Background & aims: Cell adhesion proteins have been implicated as tumor suppressors because they prevent malignant cells from dissociating their cell contacts. We have studied the role of p120(ctn), a recently discovered member of the cadherin/catenin family, in human pancreatic cancer.
Methods: In 32 resection specimens of pancreatic adenocarcinoma and 10 control samples the expression of p120(ctn) was studied by Northern blot, immunocytochemistry, and immunogold electron microscopy. Patient survival data, tumor grading, and staging were correlated to the experimental results. In PaTu 8889 T pancreatic cancer cells, p120(ctn) expression was suppressed with 21-nucleotide small interfering RNA (siRNA) duplexes and proliferation was determined by bromodeoxyuridine (BrdU) incorporation.
Results: In pancreatic cancer p120(ctn) messenger RNA (mRNA) was increased 3- to 4-fold. Although p120(ctn) was localized exclusively at cell contacts in controls it was found in the cytosol and nucleus of pancreatic cancer cells. This redistribution correlated to the degree of tumor dedifferentiation but was independent of tumor stage. The mean survival of patients with predominant membrane localization of p120(ctn) was 24 +/- 7 (SEM) months vs. 9 +/- 2 months for patients with predominant cytoplasmic p120(ctn) expression (P < 0.05). Silencing of p120(ctn) with siRNA duplexes reduced pancreatic cancer cell growth by 40%.

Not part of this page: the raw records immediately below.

@@ -515,11 +513,12 @@
     constexpr int BM = 64, TH = 4;
     constexpr int TN = TH / 2;
     constexpr int PH = TH + 1, PWd = TW + 1, NPIX = PH * PWd;
-    constexpr int WPT = 3 * BM * CK / 8 / 256;
     constexpr int NIT = (4 * NPIX + 255) / 256;
-
-    __shared__ __attribute__((aligned(16))) unsigned short patch[NPIX * LD];
-    __shared__ __attribute__((aligned(16))) unsigned short wts[3 * BM * LD];
+    constexpr int KS = CK / 16, NSTEP = 9 * KS;
+    constexpr int RING = 6;
+    static_assert(NSTEP % RING == 0, "the ring slot of a k-step must not depend on the chunk");
+
+    __shared__ __attribute__((aligned(16))) unsigned short patch[2 * NPIX * LD];
 
     const int tid = threadIdx.x, lane = tid & 63, wave = tid >> 6;
     const int r = lane & 31, h = lane >> 5;
@@ -539,18 +538,12 @@
             for (int e = 0; e < 16; ++e) acc[c][j][e] = 0.f;
 
     const unsigned short* wbase = a.wp + (long)mt * a.nchunks * 9 * BM * CK;
-    u32x4_t wreg[WPT];
-    auto load_w = [&](int chunk, int ky) {
-        const u32x4_t* src = reinterpret_cast<const u32x4_t*>(wbase + ((long)chunk * 9 + ky * 3) * BM * CK);
-#pragma unroll
-        for (int i = 0; i < WPT; ++i) wreg[i] = src[tid + i * 256];
-    };
-    auto store_w = [&]() {
-#pragma unroll
-        for (int i = 0; i < WPT; ++i) {
-            const int v = tid + i * 256;
-            *reinterpret_cast<u32x4_t*>(wts + (v >> 2) * LD + (v & 3) * 8) = wreg[i];
-        }
+    const unsigned int wlane = (unsigned int)(((wm * 32 + r) * CK + 8 * h) * 2);
+    const int glast = a.nchunks * 9 - 1;
+    bf16x8_t wq[RING];
+    auto load_a = [&](int slot, int g, int ks) {
+        const char* src = reinterpret_cast<const char*>(wbase + (long)(g < glast ? g : glast) * (BM * CK));
+        wq[slot] = *reinterpret_cast<const bf16x8_t*>(src + wlane + ks * 32);
     };
 
     unsigned int goff[NIT], inmask = 0, slotmask = 0;
@@ -564,56 +557,57 @@
         const bool slot = w < 4 * NPIX;
         const bool inside = slot && iy < Ho && ix < Wo;
         loff[it] = pix * LD + q * 8;
-        goff[it] = inside ? (unsigned int)(((long)iy * Wo + ix) * M + q * 8) : 0u;
+        goff[it] = inside ? (unsigned int)((((long)iy * Wo + ix) * M + q * 8) * 2) : 0u;
         inmask |= inside ? (1u << it) : 0u;
         slotmask |= slot ? (1u << it) : 0u;
     }
     u32x4_t raw[NIT];
+    auto item_live = [&](int it, int chunk) { return ((inmask >> it) & 1u) && chunk * CK + ((tid + it * 256) & 3) * 8 < M; };
     auto load_patch = [&](int chunk) {
-        const unsigned short* base = dyimg + chunk * CK;
-#pragma unroll
-        for (int it = 0; it < NIT; ++it) {
-            const int q = (tid + it * 256) & 3;
-            const u32x4_t z = {0u, 0u, 0u, 0u};
-            raw[it] = (((inmask >> it) & 1u) && chunk * CK + q * 8 < M) ? *reinterpret_cast<const u32x4_t*>(base + goff[it]) : z;
-        }
+        const char* base = reinterpret_cast<const char*>(dyimg);
+#pragma unroll
+        for (int it = 0; it < NIT; ++it)
+            raw[it] = *reinterpret_cast<const u32x4_t*>(base + (item_live(it, chunk) ? goff[it] + (unsigned int)(chunk * CK * 2) : 0u));
     };
-    auto store_patch = [&]() {
+    auto store_patch = [&](unsigned short* img, int chunk) {
+        const u32x4_t z = {0u, 0u, 0u, 0u};
 #pragma unroll
         for (int it = 0; it < NIT; ++it)
-            if ((slotmask >> it) & 1u) *reinterpret_cast<u32x4_t*>(patch + loff[it]) = raw[it];
+            if ((slotmask >> it) & 1u) *reinterpret_cast<u32x4_t*>(img + loff[it]) = item_live(it, chunk) ? raw[it] : z;
     };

Conclusions: Up-regulation, cytoplasmic redistribution, and nuclear import of p120(ctn) are associated with a more malignant phenotype of pancreatic cancer. This study further represents conclusive evidence for a direct involvement of p120(ctn) in malignant tumor cell proliferation. Both p120(ctn)-defective tumor cell contacts and p120(ctn)-mediated growth signals appear to contribute to the aggressive spread of pancreatic cancer.